template <int OUT, int TW, int TH>
__global__ void __launch_bounds__(TW *TH) stage_tube_kernel(StageArgs a, BandArgs b) {
    constexpr int PW = TW + 2 * kTubeHaloX, PH = TH + 2 * kHalo;
    constexpr int NT = TW * TH;
    constexpr int DW = PW / 4, PER4 = (3 * PH * DW + NT - 1) / NT;
    static_assert(((2 * 3 * PH * PW + 15) / 16) * 16 == kTubeTileBytes, "tile buffer size");
    extern __shared__ __attribute__((aligned(16))) uint8_t smem[];

    const int tx = threadIdx.x % TW, ty = threadIdx.x / TW;
    const int ntiles = a.N * a.tiles_x * a.tiles_y;
    const int G = gridDim.x;
    const bool by_xcd = (G & 7) == 0;
    const int per = (ntiles + 7) >> 3;
    const int first = by_xcd ? (int)(blockIdx.x & 7) * per + (int)(blockIdx.x >> 3) : (int)blockIdx.x;
    const int last = by_xcd ? imin(((int)(blockIdx.x & 7) + 1) * per, ntiles) : ntiles;
    const int step = by_xcd ? (G >> 3) : G;
    auto next_tile = [&](int t) {
        if (a.verdict_take >= 0)
            while (t < last && (int)a.verdict[t] != a.verdict_take) t += step;
        return t;
    };
    const int total = a.C * PH * PW;
    const int ylo = imax(a.oy0 - kHalo, 0), yhi = imin(a.oy1 + kHalo, a.H) - 1;
    const bool dw_ok = a.in.sX == 1 && ((a.W | a.in.sY | a.in.sC) & 3) == 0 && (a.in.sN & 3) == 0 && (((uintptr_t)a.in.p) & 3) == 0;
    auto fetch = [&](int tile, uint32_t (&v)[PER4]) {
        if (!dw_ok) return;
        int n, y0, x0;
        decode_tile(a, tile, n, y0, x0, TW, TH);
#pragma unroll
        for (int k = 0; k < PER4; ++k) {
            const int i = (int)threadIdx.x + k * NT;
            const int q = i % DW, py = (i / DW) % PH, c = imin(i / (DW * PH), a.C - 1);
            const int gy = imin(imax(y0 + py - kHalo, ylo), yhi);
            const int gx = imin(imax(x0 - kTubeHaloX + 4 * q, 0), a.W - 4);
            v[k] = *(const uint32_t *)view_addr(a.in, n, c, gy, gx);
        }
    };
    auto stash = [&](int tile, int buf, const uint32_t (&v)[PER4]) {
        int n, y0, x0;
        decode_tile(a, tile, n, y0, x0, TW, TH);
        uint8_t *dst = smem + 3 * kTubeBandBytes + buf * kTubeTileBytes;
        if (dw_ok) {
            int tid = (int)threadIdx.x;
            asm volatile("" : "+v"(tid));
#pragma unroll
            for (int k = 0; k < PER4; ++k) {
                const int i = tid + k * NT;
                if (i < a.C * PH * DW) {
                    const int gx = x0 - kTubeHaloX + 4 * (i % DW);
                    const uint32_t sel_lo = gx < 0 ? 0x0C000C00u : gx > a.W - 4 ? 0x0C030C03u : 0x0C010C00u;
                    const uint32_t sel_hi = gx < 0 ? 0x0C000C00u : gx > a.W - 4 ? 0x0C030C03u : 0x0C030C02u;
                    const uint32_t lo = __builtin_amdgcn_perm(0u, v[k], sel_lo), hi = __builtin_amdgcn_perm(0u, v[k], sel_hi);
                    uint2 c2;
                    c2.x = pk_mad(lo, pk_dup(0x1001u), 0u) & 0xF0F0F0F0u;
                    c2.y = pk_mad(hi, pk_dup(0x1001u), 0u) & 0xF0F0F0F0u;
                    *(uint2 *)(dst + 8 * i) = c2;
                }
            }
        } else {
            for (int i = threadIdx.x; i < total; i += NT) {
                const int px = i % PW, py = (i / PW) % PH, c = i / (PW * PH);
                const int gy = imin(imax(y0 + py - kHalo, ylo), yhi);
                const int gx = imin(imax(x0 + px - kTubeHaloX, 0), a.W - 1);
                ((uint16_t *)dst)[i] = (uint16_t)pixel_code(*view_addr(a.in, n, c, gy, gx));
            }
        }
    };

    int tile = next_tile(first);
    if (tile >= last) return;
    uint32_t pix[PER4];
    fetch(tile, pix);
    for (int m = 0; m < a.M; ++m) {
        const int pat = a.dj[m][0] == 2 ? 1 : a.di[m][0] == 1 ? 2 : 0;
        const uint4 *src = (const uint4 *)b.band[m];
        uint4 *dst = (uint4 *)(smem + pat * kTubeBandBytes);
        for (int i = threadIdx.x; i < kTubeBandBytes / 16; i += NT) dst[i] = src[i];
    }
    stash(tile, 0, pix);
    __syncthreads();

    for (int it = 0; tile < last; ++it) {
        const int nxt = next_tile(tile + step);
        if (nxt < last) fetch(nxt, pix);
        int n, y0, x0;
        decode_tile(a, tile, n, y0, x0, TW, TH);
        const int y = y0 + ty, x = x0 + tx;
        if (y < a.oy1 && x < a.W) {
            uint32_t win = (uint32_t)(3 * kTubeBandBytes + (it & 1) * kTubeTileBytes + 2 * (ty * PW + tx + kTubeHaloX - kHalo));
            uint32_t o0[4], o1[4], o2[4];
#pragma unroll
            for (int k = 0; k < 4; ++k) o0[k] = o1[k] = o2[k] = 0;
            uint32_t dmask = 0u;
#pragma clang loop unroll(disable)
            for (int c = 0; c < a.C; ++c, win += 2 * PH * PW) {
                uint32_t dirty = 0u;
                const uint32_t ca = *(const uint16_t *)(smem + win + 2 * (2 * PW + 2));
                const uint32_t k0 = tube_anchor_key(ca), ha16 = tube_anchor_h16(ca), ha27 = pk_mad(ha16, pk_dup(kTubeSA), 0u);
                RotAcc<4> acc;
                acc.clear();
                for (int mv = 0; mv < a.M; ++mv) {
                    const int m = __builtin_amdgcn_readfirstlane(mv);
                    const int pat = a.dj[m][0] == 2 ? 1 : a.di[m][0] == 1 ? 2 : 0;
                    if (pat == 0) tube_mode<0, PW>(smem, win, k0, ha16, ha27, acc, dirty);
                    else if (pat == 1) tube_mode<1, PW>(smem, win, k0, ha16, ha27, acc, dirty);
                    else tube_mode<2, PW>(smem, win, k0, ha16, ha27, acc, dirty);
                }
                if constexpr (OUT == kOutPackedRGBU4) {
#pragma unroll
                    for (int k = 0; k < 4; ++k) { o0[k] = o1[k]; o1[k] = o2[k]; }
                    tube_finish_rows(a, acc, o2);
                } else {
                    uint32_t o[4];
                    finish_channel<4, OUT>(a, acc, n, c, y, x, o);
                }
                dmask |= (dirty != 0u ? 1u : 0u) << c;
            }
            if constexpr (OUT == kOutPackedRGBU4) store_rgb<4>(a, n, y, x, o0, o1, o2);
            if (__ballot(dmask != 0u) != 0ull) {
                const uint32_t pixel_id = ((uint32_t)n * (uint32_t)a.H + (uint32_t)y) * (uint32_t)a.W + (uint32_t)x;
                for (int c = 0; c < a.C; ++c) {
                    const bool d = ((dmask >> c) & 1u) != 0u;
                    const unsigned long long dm = __ballot(d);
                    if (dm == 0ull) continue;
                    const int lane = (int)(threadIdx.x & 63);
                    uint32_t at = 0;
                    if (lane == __ffsll((long long)dm) - 1) at = atomicAdd(a.fix_count, (uint32_t)__popcll(dm));
                    at = (uint32_t)__shfl((int)at, __ffsll((long long)dm) - 1);
                    if (d) a.fix_list[at + (uint32_t)__popcll(dm & ((1ull << lane) - 1ull))] = pixel_id | ((uint32_t)c << 30);
                }
            }
        }
        if (nxt < last) stash(nxt, (it + 1) & 1, pix);
        __syncthreads();
        tile = nxt;
    }
}

__global__ void __launch_bounds__(256) stage_up_fix2_kernel(StageArgs a) {
    __shared__ int s_sum[16][16];
    const uint32_t count = *a.fix_count;
    const int grp = (int)(threadIdx.x >> 4), ln = (int)(threadIdx.x & 15);
    const int ylo = imax(a.oy0 - kHalo, 0), yhi = imin(a.oy1 + kHalo, a.H) - 1;
    const int unbias = 128 * kQ * 4 * a.M - a.bias_num;
    for (uint32_t i = blockIdx.x * 16u + (uint32_t)grp; i < count; i += gridDim.x * 16u) {
        const uint32_t ent = a.fix_list[i], id = ent & 0x3FFFFFFFu, only = ent >> 30;
        const int x = (int)(id % (uint32_t)a.W), y = (int)((id / (uint32_t)a.W) % (uint32_t)a.H), n = (int)(id / ((uint32_t)a.W * (uint32_t)a.H));
        if (n >= a.N || y < a.oy0 || y >= a.oy1) continue;
        const int c_lo = only == 3u ? 0 : (int)only, c_hi = only == 3u ? imin(a.C, 3) : imin((int)only + 1, a.C);
        for (int c = c_lo; c < c_hi; ++c) {
            s_sum[grp][ln] = 0;
            __builtin_amdgcn_fence(__ATOMIC_RELEASE, "wavefront");
            auto px = [&](int dy, int dx) {
                const int gy = imin(imax(y + dy, ylo), yhi), gx = imin(imax(x + dx, 0), a.W - 1);
                return (int)*view_addr(a.in, n, c, gy, gx);
            };
            const int va = px(0, 0);
            for (int p = ln; p < 4 * a.M; p += 16) {
                const int m = p >> 2, r = p & 3;
                int dy, dx, v[3];
#pragma unroll
                for (int k = 0; k < 3; ++k) {
                    sample_offset(r, a.di[m][k], a.dj[m][k], dy, dx);
                    v[k] = px(dy, dx);
                }
                int idx[5], w[5];
                simplex4(va, v[0], v[1], v[2], idx, w);
                const uint4 *tab = (const uint4 *)a.lut[m];
                uint32_t row[5][4];
#pragma unroll
                for (int j = 0; j < 5; ++j) {
                    const uint4 t = tab[idx[j]];
                    row[j][0] = t.x; row[j][1] = t.y; row[j][2] = t.z; row[j][3] = t.w;
                }
#pragma unroll
                for (int e = 0; e < 16; ++e) {
                    int sum = 0;
#pragma unroll
                    for (int j = 0; j < 5; ++j) sum += w[j] * (int)((row[j][e >> 2] >> (8 * (e & 3))) & 0xFFu);
                    const int pos = r == 0 ? e : r == 1 ? (e & 3) * 4 + 3 - (e >> 2) : r == 2 ? 15 - e : (3 - (e & 3)) * 4 + (e >> 2);
                    atomicAdd(&s_sum[grp][pos], sum);
                }
            }
            __builtin_amdgcn_fence(__ATOMIC_ACQ_REL, "wavefront");
            const uint32_t b = rhe_clip_u8(s_sum[grp][ln] - unbias, a.div);
            *const_cast<uint8_t *>(view_addr(a.out, n, c, y * 4 + (ln >> 2), x * 4 + (ln & 3))) = (uint8_t)b;
            __builtin_amdgcn_fence(__ATOMIC_ACQ_REL, "wavefront");
        }
    }
}

hipError_t launch_stage_up_fix(const StageArgs &a, int num_cus, hipStream_t st) {
    if (a.C > 3 || !a.fix_list || !a.fix_count) return hipErrorInvalidValue;
    hipLaunchKernelGGL(stage_up_fix2_kernel, dim3((unsigned)(8 * num_cus)), dim3(256), 0, st, a);
    return hipGetLastError();
}

const char *stage_tube_name(int out_mode) {
    return out_mode == kOutPackedRGBU4 ? "stage_tube_kernel<rgb>" : out_mode == kOutPlanarU4 ? "stage_tube_kernel<planar>"
                                                                                              : "stage_tube_kernel<generic>";
}

template <int OUT>
static hipError_t launch_tube_t(const StageArgs &a, const BandArgs &b, int num_cus, hipStream_t st) {
    auto kern = stage_tube_kernel<OUT, KB_TW, KB_TH>;
    {
        const hipError_t e = raise_lds_limit((const void *)kern, 160 * 1024);
        if (e != hipSuccess) return e;
    }
    const long long ntiles = (long long)a.N * a.tiles_x * a.tiles_y;
    if (ntiles <= 0 || ntiles > 0x7fffffffLL) return hipErrorInvalidValue;
    const unsigned grid = (unsigned)(ntiles < num_cus ? ntiles : num_cus);
    hipLaunchKernelGGL(kern, dim3(grid), dim3(KB_TW * KB_TH), (size_t)kTubeLdsBytes, st, a, b);
    return hipGetLastError();
}

hipError_t launch_stage_tube(const StageArgs &a, const BandArgs &b, int out_mode, int num_cus, hipStream_t st) {
    if (a.C > 3 || a.M > 3) return hipErrorInvalidValue;
    if (out_mode == kOutPlanarU4) return launch_tube_t<kOutPlanarU4>(a, b, num_cus, st);
    if (out_mode == kOutPackedRGBU4 && a.C == 3) return launch_tube_t<kOutPackedRGBU4>(a, b, num_cus, st);
    return launch_tube_t<kOutGeneric>(a, b, num_cus, st);
}

#if defined(MULUT_TUBE2_ASM_INC)
#include MULUT_TUBE2_ASM_INC
#else
#include "mulut_tube2_asm.inc"
#endif

struct T2Pair {
    uint32_t base, s0, s1, s2;
    uint32_t w0, w1, w2, w3, w4;
};
__host__ __device__ constexpr int t2_modes(int pats) { return pats & 3; }
__host__ __device__ constexpr int t2_pat(int pats, int m) { return (pats >> (2 + 2 * m)) & 3; }
constexpr int kT2W = 16, kT2H = 4;
constexpr int kT2PW = kT2W + 2 * kTubeHaloX, kT2PH = kT2H + 2 * kHalo, kT2Chan = 2 * kT2PH * kT2PW;
constexpr int kT2WaveTileBytes = 3 * kT2Chan;
constexpr int kT2FixCap = 3 * kT2W * kT2H;
constexpr int kT2FixOff = 3 * kTubeBandBytes + 16 * kT2WaveTileBytes + 2 * 16 * KB_TW * KB_TH;
constexpr int kTube2LdsBytes = kT2FixOff + 16 * kT2FixCap * 4 + 16;
static_assert(kTube2LdsBytes <= 160 * 1024, "LDS budget");
static_assert(KB_TW % kT2W == 0 && KB_TH % kT2H == 0 && (KB_TW / kT2W) * (KB_TH / kT2H) == 16 && KB_TW / kT2W == 4, "16 wave tiles per verdict tile, four across");
__host__ __device__ constexpr int t2_nb(int pat, int r, int k, int sign) {
    return 2 * ((2 + sign * rot_dy(r, kPatDi[pat][k], kPatDj[pat][k])) * kT2PW + 2 + sign * rot_dx(r, kPatDi[pat][k], kPatDj[pat][k]));
}
__host__ __device__ constexpr int t2_imm(int pat) { return pat * kTubeBandBytes - tube_bias(pat); }

__device__ __forceinline__ float t2_f32_of_i16(uint32_t x) {
    float f;
    asm("v_cvt_f32_i32_sdwa %0, sext(%1) dst_sel:DWORD dst_unused:UNUSED_PAD src0_sel:WORD_0" : "=v"(f) : "v"(x));
    return f;
}

template <int PAT>
__device__ __forceinline__ void t2_index(uint32_t k0, uint32_t ha, uint32_t base_a0, uint32_t pb, uint32_t pc, uint32_t pd, T2Pair &o, uint32_t &dirty, bool test) {
    constexpr uint32_t SB = kTubeSB * 16, SC = kTubeSC * 16, SD = kTubeSD * 16;
    uint32_t k1 = pb | pk_dup(SB), k2 = pc | pk_dup(SC), k3 = pd | pk_dup(SD);
    pk_cmpx_desc(k0, k1);
    pk_cmpx_desc(k2, k3);
    pk_cmpx_desc(k0, k2);
    pk_cmpx_desc(k1, k3);
    pk_cmpx_desc(k1, k2);
    const uint32_t f1 = pk_shr12(k0), f2 = pk_shr12(k1), f3 = pk_shr12(k2), f4 = pk_shr12(k3);
    o.base = pk_mad(pb, pk_dup(SB), pk_mad(pc, pk_dup(SC), pk_mad(pd, pk_dup(SD), base_a0 + pk_dup((uint32_t)tube_bias(PAT)))));
    o.s0 = k0 & 0x0FF00FF0u;
    o.s1 = k1 & 0x0FF00FF0u;
    o.s2 = k2 & 0x0FF00FF0u;
    o.w0 = pk_dup(kQ) - f1;
    o.w1 = f1 - f2;
    o.w2 = f2 - f3;
    o.w3 = f3 - f4;
    o.w4 = f4;
    if (test) {
        asm volatile("; MULUT_T2_TUBE_TEST");
        const uint32_t hb = pb & 0x000F000Fu, hc = pc & 0x000F000Fu, hd = pd & 0x000F000Fu;
        const uint32_t mx = pk_max(pk_max(hb, hc), pk_max(hd, ha));
        const uint32_t mn = pk_min(pk_min(hb, hc), pk_min(hd, ha));
        dirty |= (mx - mn) & 0xFFFEFFFEu;
    }
}

#define T2_ACC_OPS(lo, hi) [l0] "+v"(lo[0]), [l1] "+v"(lo[1]), [l2] "+v"(lo[2]), [l3] "+v"(lo[3]), [h0] "+v"(hi[0]), [h1] "+v"(hi[1]), [h2] "+v"(hi[2]), [h3] "+v"(hi[3])
#define T2_TMP_OPS [a0] "=&v"(a0), [a1] "=&v"(a1), [a2] "=&v"(a2), [a3] "=&v"(a3)
#define T2_W_OPS(c) [w0] "v"(c.w0), [w1] "v"(c.w1), [w2] "v"(c.w2), [w3] "v"(c.w3), [w4] "v"(c.w4)
#define T2_ADDR_OPS(n) [base] "v"(n.base), [s0] "v"(n.s0), [s1] "v"(n.s1), [s2] "v"(n.s2)
#define T2_IMM_OPS(PAT) [ilo] "i"(t2_imm(PAT)), [ihi] "i"(t2_imm(PAT) + kTubePlaneBytes), [ilo4] "i"(t2_imm(PAT) + kTubeAll * 16), [ihi4] "i"(t2_imm(PAT) + kTubeAll * 16 + kTubePlaneBytes)
#define T2_NB_OPS(PAT, R, OFF) [n0] "i"(t2_nb(PAT, R, 0, 1) + (OFF)), [n1] "i"(t2_nb(PAT, R, 0, -1) + (OFF)), [n2] "i"(t2_nb(PAT, R, 1, 1) + (OFF)), \
    [n3] "i"(t2_nb(PAT, R, 1, -1) + (OFF)), [n4] "i"(t2_nb(PAT, R, 2, 1) + (OFF)), [n5] "i"(t2_nb(PAT, R, 2, -1) + (OFF)), [nan] "i"(2 * (2 * kT2PW + 2) + (OFF))

#define T2_NBOUT_OPS [pb] "=&v"(pb), [pc] "=&v"(pc), [pd] "=&v"(pd), [t0] "=&v"(t0), [t1] "=&v"(t1), [t2] "=&v"(t2)
template <int PAT, int FORM>
__device__ __forceinline__ void t2_block_a(uint32_t (&lo)[4], uint32_t (&hi)[4], const T2Pair &cur) {
    uint32_t a0, a1, a2, a3;
#define T2_A_STMT(BLK) asm volatile(BLK : T2_ACC_OPS(lo, hi), T2_TMP_OPS : T2_W_OPS(cur), T2_ADDR_OPS(cur), T2_IMM_OPS(PAT) : TUBE2_CLOBBERS)
    if constexpr (FORM < 0) T2_A_STMT(TUBE2_ASM_A);
    else if constexpr (FORM == 0) T2_A_STMT(TUBE2_ASM1_A_R0);
    else T2_A_STMT(TUBE2_ASM1_A_R1);
#undef T2_A_STMT
}
template <int FORM, int NPAT, int NN, int TPAT, int TR, int TOFF, bool LAST>
__device__ __forceinline__ void t2_block_b(uint32_t (&lo)[4], uint32_t (&hi)[4], const T2Pair &cur, const T2Pair &nxt, uint32_t win,
                                           uint32_t &pb, uint32_t &pc, uint32_t &pd, uint32_t &ca) {
    uint32_t a0, a1, a2, a3, t0, t1, t2;
#define T2_B_STMTS(BLK)                                                                                                                                       \
    do {                                                                                                                                                      \
        if constexpr (LAST)                                                                                                                                   \
            asm volatile(BLK##_LAST : T2_ACC_OPS(lo, hi) : T2_W_OPS(cur) : TUBE2_CLOBBERS);                                                                  \
        else if constexpr (NN == 0)                                                                                                                           \
            asm volatile(BLK##_N0 : T2_ACC_OPS(lo, hi), T2_TMP_OPS : T2_W_OPS(cur), T2_ADDR_OPS(nxt), T2_IMM_OPS(NPAT) : TUBE2_CLOBBERS);                    \
        else if constexpr (NN == 6)                                                                                                                           \
            asm volatile(BLK##_N6 : T2_ACC_OPS(lo, hi), T2_TMP_OPS, T2_NBOUT_OPS : T2_W_OPS(cur), T2_ADDR_OPS(nxt), T2_IMM_OPS(NPAT), [win] "v"(win), T2_NB_OPS(TPAT, TR, TOFF) : TUBE2_CLOBBERS); \
        else                                                                                                                                                  \
            asm volatile(BLK##_N7 : T2_ACC_OPS(lo, hi), T2_TMP_OPS, T2_NBOUT_OPS, [ca] "=&v"(ca) : T2_W_OPS(cur), T2_ADDR_OPS(nxt), T2_IMM_OPS(NPAT), [win] "v"(win), T2_NB_OPS(TPAT, TR, TOFF) : TUBE2_CLOBBERS); \
    } while (0)
    if constexpr (FORM < 0) T2_B_STMTS(TUBE2_ASM_B);
    else if constexpr (FORM == 0) T2_B_STMTS(TUBE2_ASM1_B_R0);
    else T2_B_STMTS(TUBE2_ASM1_B_R1);
#undef T2_B_STMTS
}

━━━

■ **Aim of the task**
All that is needed is the opening run of the data, given again exactly: please include every line from the first through the line with "if (a.verdict_take >= 0)", both ends kept.

■ **Response to this exercise**
template <int OUT, int TW, int TH>
__global__ void __launch_bounds__(TW *TH) stage_tube_kernel(StageArgs a, BandArgs b) {
    constexpr int PW = TW + 2 * kTubeHaloX, PH = TH + 2 * kHalo;
    constexpr int NT = TW * TH;
    constexpr int DW = PW / 4, PER4 = (3 * PH * DW + NT - 1) / NT;
    static_assert(((2 * 3 * PH * PW + 15) / 16) * 16 == kTubeTileBytes, "tile buffer size");
    extern __shared__ __attribute__((aligned(16))) uint8_t smem[];

    const int tx = threadIdx.x % TW, ty = threadIdx.x / TW;
    const int ntiles = a.N * a.tiles_x * a.tiles_y;
    const int G = gridDim.x;
    const bool by_xcd = (G & 7) == 0;
    const int per = (ntiles + 7) >> 3;
    const int first = by_xcd ? (int)(blockIdx.x & 7) * per + (int)(blockIdx.x >> 3) : (int)blockIdx.x;
    const int last = by_xcd ? imin(((int)(blockIdx.x & 7) + 1) * per, ntiles) : ntiles;
    const int step = by_xcd ? (G >> 3) : G;
    auto next_tile = [&](int t) {
        if (a.verdict_take >= 0)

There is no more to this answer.